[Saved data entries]
# succinctlabs/sp1

Measured on NVIDIA H100. Metric: riscv_cycles_proven_per_second_core, higher is better.
Workload: dtype u32 KoalaBear (Montgomery) / ext4

## Files before the change

### sp1_b200/csrc/zerocheck.cu

```cuda
#include "ctx.cuh"
#include "challenger.cuh"
#include "hostfield.hpp"
#include "kb31.cuh"
#include <algorithm>
#include <memory>
#include <vector>

#include "machine.cuh"
#include "zc_lower.hpp"
#include "sumcheck.cuh"

namespace {

using kb::Ext;
using hf::E4;

constexpr int ZC_BLOCK = 128;
constexpr int ZC_LOCAL_REGS = 128;
constexpr int ZC_GLOBAL_REGS = 1024;
constexpr unsigned ZC_GLOBAL_MAXB = 132 * 2;
constexpr size_t ZC_MAX_PIECES = 16;

template <class K> struct Ops;
template <> struct Ops<uint32_t> {
    static __device__ __forceinline__ uint32_t zero() { return 0; }
    static __device__ __forceinline__ uint32_t from_base(uint32_t x) { return x; }
    static __device__ __forceinline__ uint32_t add(uint32_t a, uint32_t b) { return kb::add(a, b); }
    static __device__ __forceinline__ uint32_t sub(uint32_t a, uint32_t b) { return kb::sub(a, b); }
    static __device__ __forceinline__ uint32_t mul(uint32_t a, uint32_t b) { return kb::mul(a, b); }
    static __device__ __forceinline__ uint32_t load(const uint32_t* p, uint64_t i) { return __ldg(p + i); }
    static __device__ __forceinline__ Ext scale(const Ext& e, uint32_t k) { return kb::ext_mul_base(e, k); }
};
template <> struct Ops<Ext> {
    static __device__ __forceinline__ Ext zero() { return kb::ext_zero(); }
    static __device__ __forceinline__ Ext from_base(uint32_t x) { return kb::ext_from_base(x); }
    static __device__ __forceinline__ Ext add(const Ext& a, const Ext& b) { return kb::ext_add(a, b); }
    static __device__ __forceinline__ Ext sub(const Ext& a, const Ext& b) { return kb::ext_sub(a, b); }
    static __device__ __forceinline__ Ext mul(const Ext& a, const Ext& b) { return kb::ext_mul(a, b); }
    static __device__ __forceinline__ Ext load(const Ext* p, uint64_t i) { return kb::ext_load(reinterpret_cast<const uint32_t*>(p + i)); }
    static __device__ __forceinline__ Ext scale(const Ext& e, const Ext& k) { return kb::ext_mul(e, k); }
};

struct ZcJob {
    const void* main; const void* prep; const uint32_t* alpha_pows; uint64_t h;
    uint32_t blk_start, nblk, chip, columns;
    uint32_t zc_begin, zc_end;
    const void* batch;
};
static_assert(sizeof(ZcJob) == 64, "ZcJob layout");
struct ZcFixJob {
    const void* main; const void* prep; uint32_t* out; uint64_t h;
    uint32_t main_w, prep_w, blk_start, pad;
};

template <class J>
__device__ __forceinline__ int find_job(const J* __restrict__ jobs, int n, uint32_t blk) {
    int lo = 0, hi = n - 1;
    while (lo < hi) {
        int mid = (lo + hi + 1) >> 1;
        if (jobs[mid].blk_start <= blk) lo = mid; else hi = mid - 1;
    }
    return lo;
}

enum { RF_SMEM = 0, RF_LOCAL = 1, RF_GLOBAL = 2 };
template <class K, int RF, int NODES = 3> struct RegFile;
template <class K, int NODES> struct RegFile<K, RF_SMEM, NODES> {
    K* base;
    __device__ __forceinline__ RegFile(unsigned char* smem, void*, uint32_t) : base(reinterpret_cast<K*>(smem) + threadIdx.x) {}
    __device__ __forceinline__ K get(uint32_t r, int n) const { return base[(r * NODES + n) * ZC_BLOCK]; }
    __device__ __forceinline__ void set(uint32_t r, int n, const K& v) { base[(r * NODES + n) * ZC_BLOCK] = v; }
};
template <class K, int NODES> struct RegFile<K, RF_LOCAL, NODES> {
    K regs[ZC_LOCAL_REGS * NODES];
    __device__ __forceinline__ RegFile(unsigned char*, void*, uint32_t) {}
    __device__ __forceinline__ K get(uint32_t r, int n) const { return regs[r * NODES + n]; }
    __device__ __forceinline__ void set(uint32_t r, int n, const K& v) { regs[r * NODES + n] = v; }
};
template <class K, int NODES> struct RegFile<K, RF_GLOBAL, NODES> {
    K* base;
    __device__ __forceinline__ RegFile(unsigned char*, void* ws, uint32_t ws_regs)
        : base(static_cast<K*>(ws) + (size_t)blockIdx.x * ws_regs * NODES * ZC_BLOCK + threadIdx.x) {}
    __device__ __forceinline__ K get(uint32_t r, int n) const { return base[(size_t)(r * NODES + n) * ZC_BLOCK]; }
    __device__ __forceinline__ void set(uint32_t r, int n, const K& v) { base[(size_t)(r * NODES + n) * ZC_BLOCK] = v; }
};

template <class K, int N0>
__device__ __forceinline__ void load_nodes(const K* __restrict__ base, uint32_t col, uint64_t h, uint64_t i, K (&v)[3]) {
    using O = Ops<K>;
    const K* c = base + (uint64_t)col * h;
    const K z = O::load(c, 2 * i);
    const K o = (2 * i + 1 < h) ? O::load(c, 2 * i + 1) : O::zero();
    const K d = O::sub(o, z);
    const K d2 = O::add(d, d);
    if (N0 == 0) v[0] = z;
    v[1] = O::add(z, d2);
    v[2] = O::add(v[1], d2);
}
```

▶ _Task to carry out_
Return each line from the data where the string "template" can be found.

▶ _Reply to the exercise_
template <class K> struct Ops;
template <> struct Ops<uint32_t> {
template <> struct Ops<Ext> {
template <class J>
template <class K, int RF, int NODES = 3> struct RegFile;
template <class K, int NODES> struct RegFile<K, RF_SMEM, NODES> {
template <class K, int NODES> struct RegFile<K, RF_LOCAL, NODES> {
template <class K, int NODES> struct RegFile<K, RF_GLOBAL, NODES> {
template <class K, int N0>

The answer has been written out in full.